All about us, as we walked, were mute evidences of the fury of last night’s storm: trees had been uprooted, and great branches torn from others as if by the hands of angry giants; and the brook was a raging torrent. Down here, in the Hollow, the destruction had been less, but in the woods, above, the giants had worked their will, and many an empty gap showed where, erstwhile, had stood a tall and stately tree.
“Trees be very like men,” said the Ancient, nodding to one that lay prone beside the path, “‘ere to-day an’ gone to-morrer, Peter—gone to-morrer. The man in the Bible, ‘im as was cured of ‘is blindness by our blessed Lord, ‘e said as men was like trees walkin’, but, to my mind, Peter, trees is much more like men a-standin’ still. Ye see, Peter, trees be such companionable things; it’s very seldom as you see a tree growin’ all by itself, an’ when you do, if you look at it you can’t ‘elp but notice ‘ow lonely it do look. Ay, its very leaves seem to ‘ave a down-‘earted sort o’ drop.

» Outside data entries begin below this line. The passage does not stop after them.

int texgs_backward_render(const TexGSFrame* frame, const TexGSInputs* in, const TexGSGeom* geom,
                          const TexGSBinning* bin, const TexGSImage* img, TexGSGrads* grads, void* stream) {
    if (int r = validate_frame(frame)) return r;
    if (!in || !geom || !bin || !img || !grads) return fail_msg("NULL argument");
    if (!(grads->want & TEXGS_WANT_ALL)) return fail_msg("TexGSGrads.want is empty: ask for TEXGS_WANT_TEXTURE and / or TEXGS_WANT_GAUSSIANS");
    if ((grads->want & TEXGS_WANT_GAUSSIANS) && !grads->acc) return fail_msg("acc must be allocated (zero-filled) when Gaussian gradients are wanted");
    if ((grads->want & TEXGS_WANT_TEXTURE) && in->texture && !grads->dL_dtexture) return fail_msg("dL_dtexture must be allocated (zero-filled) when the texture gradient is wanted");
    if (!img->survivors || !img->surv_qmask || !img->surv_count)
        return fail_msg("the forward of this call left no survivor lists (TexGSImage.survivors / surv_qmask / surv_count were NULL): "
                        "run the forward with them to be able to run its backward");
    hipStream_t s = (hipStream_t)stream;
    const CamConst c = make_cam(frame);
    if (bin->num_rendered > 0) {
        hipError_t st;
        { ProfScope p(TEXGS_K_RENDER_BWD, s); st = launch_render_bwd(c, frame, in, geom, bin, img, grads, s); }
        if (int r = launched("render_bwd", st, s, frame->debug)) return r;
        if (tex_bins_enabled(c, in, img, grads)) {
            { ProfScope p(TEXGS_K_TEXGRAD_REDUCE, s); st = launch_texgrad_reduce(c, img, grads, s); }
            return launched("texgrad_reduce", st, s, frame->debug);
        }
    }
    return 0;
}

int texgs_backward_preprocess(const TexGSFrame* frame, const TexGSInputs* in, const TexGSGeom* geom, TexGSGrads* grads,
                              void* stream) {
    if (int r = validate_frame(frame)) return r;
    if (!in || !geom || !grads) return fail_msg("NULL argument");
    if (!(grads->want & TEXGS_WANT_GAUSSIANS)) return 0;
    if (!grads->acc) return fail_msg("acc must be allocated");
    if (in->cov3D_precomp && !grads->dL_dcov3D) return fail_msg("dL_dcov3D is required with cov3D_precomp");
    if (grads->dL_dvd_residue && (grads->accumulate & (TEXGS_ACC_SHS | TEXGS_ACC_MEANS3D)) != (TEXGS_ACC_SHS | TEXGS_ACC_MEANS3D))
        return fail_msg("dL_dvd_residue needs TEXGS_ACC_SHS and TEXGS_ACC_MEANS3D in accumulate: texgs_sh_flush adds into both");
    hipStream_t s = (hipStream_t)stream;
    const CamConst c = make_cam(frame);
    hipError_t st;
    { ProfScope p(TEXGS_K_PREPROCESS_BWD, s); st = launch_preprocess_bwd(c, frame, in, geom, grads, s); }
    return launched("preprocess_bwd", st, s, frame->debug);
}

int texgs_backward(const TexGSFrame* frame, const TexGSInputs* in, const TexGSGeom* geom,
                   const TexGSBinning* bin, const TexGSImage* img, TexGSGrads* grads, void* stream) {
    if (int r = texgs_backward_render(frame, in, geom, bin, img, grads, stream)) return r;
    return texgs_backward_preprocess(frame, in, geom, grads, stream);
}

I knowed three on ‘em once—elm-trees they was growin’ all close together, so close that their branches used to touch each other when the wind blew, jest as if they was a-shakin’ ‘ands wi’ one another, Peter. You could see as they was uncommon fond of each other, wi’ half an eye. Well; one day, along comes a storm and blows one on ‘em down—kills it dead, Peter; an’ a little while later, they cuts down another—Lord knows why—an’ theer was the last one, all alone an’ solitary. Now, I used to watch that theer tree—an’ here’s the cur’us thing, Peter—day by day I see that tree a-droopin’ an’ droopin’, a-witherin’ an’ a-pinin’ for them other two—brothers you might say—till one day I come by, an’ theer it were, Peter, a-standin’ up so big an’ tall as ever—but dead! Ay, Peter, dead it were, an’ never put forth another leaf, an’ never will, Peter—never. An’, if you was to ax me, I should say as it died because its ‘eart were broke, Peter. Yes, trees is very like men, an’ the older you grow the more you’ll see it.”

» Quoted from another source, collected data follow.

@@ -236,20 +249,22 @@
     if (more_n) issue();
     int buf = 0;
     float pst_hi = 0.f, pst_lo = 0.f;
-    for (bool more = more_n; more; more = more_n) {
+    auto chunk = [&](auto lean_c) {
+        constexpr bool LEAN = decltype(lean_c)::value;
         const int row = row_n, c0 = c0_n, cin = cin_n;
         const size_t roff = roff_n;
         const Mean2 mu = mu_n;
-        const bool tail = tail_n;
+        const bool tail = LEAN ? false : tail_n;
         const int n_valid = ns + ((P.xnext && P.n_next > 0) ? P.n_next : 0) - c0 - P.shift;
         const float gout = g_n;
-        const bool own_scale = !P.maxabs || heavy_n;
+        const bool own_scale = LEAN ? false : (!P.maxabs || heavy_n);
         float gsc[G], osx[G];
         static_for<G>([&](auto gg) { gsc[decltype(gg)::value] = g_n; osx[decltype(gg)::value] = 1.f; });
         mm_half* bh = lds + (size_t)buf * 2 * kMmArr;
         mm_half* bl = bh + kMmArr;
         advance();
         if (TAIL && cin == 0) { pst_hi = 0.f; pst_lo = 0.f; }
+        if constexpr (LEAN) mm_wave_priority<1>();
         if (own_scale) {
             float m[G];
             static_for<G>([&](auto gg) { m[decltype(gg)::value] = 0.f; });
@@ -290,7 +305,7 @@
             constexpr int gi = decltype(gg)::value;
             const float mlg = -mu.lo * gsc[gi];
             s[0] = fmaf(v.x - mu.hi, gsc[gi], mlg); s[1] = fmaf(v.y - mu.hi, gsc[gi], mlg); s[2] = fmaf(v.z - mu.hi, gsc[gi], mlg); s[3] = fmaf(v.w - mu.hi, gsc[gi], mlg);
-            if (P.clamp && !own_scale) static_for<4>([&](auto ee) { constexpr int e = decltype(ee)::value; s[e] = mm_clamp_half(s[e]); });
+            if (!LEAN && P.clamp && !own_scale) static_for<4>([&](auto ee) { constexpr int e = decltype(ee)::value; s[e] = mm_clamp_half(s[e]); });
             if (tail) {
                 static_for<4>([&](auto ee) { constexpr int e = decltype(ee)::value; if (at + e >= n_valid) s[e] = 0.f; });
             }
@@ -300,11 +315,7 @@
             float s[4] = {0.f, 0.f, 0.f, 0.f};
             const bool mine = q < kMmQ - 1 || tid < kMmLastQ;
             const int at = 4 * (tid + q * kMmThreads);
-#ifdef D4W_MM_V_NOCONV
-            if (mine && pre[q].x == 1.2345e30f) {
-#else
             if (mine) {
-#endif
                 scaled(pre[q], at, std::integral_constant<int, gq>{}, s);
                 mm_split_put4(s, bh + (at + gq * kMmHalo), bl + (at + gq * kMmHalo));
                 if constexpr (q >= QG && q < G * QG && q % QG == 0) {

I listened, It was thus we talked, or rather, the Ancient talked and I listened, until we reached Sissinghurst. At the door of the smithy we stopped.
“Peter,” said the old man, staring very hard at a button on my coat.
“Well, Ancient?”
“What about that theer—poor, old, rusty—stapil?”
“Why, it is still above the door, Ancient; you must have seen it this morning.”
“Oh, ah! I seed it, Peter, I seed it,” answered the old man, shifting his gaze to a rolling white cloud above. “I give it a glimp’ over, Peter, but what do ‘ee think of it?”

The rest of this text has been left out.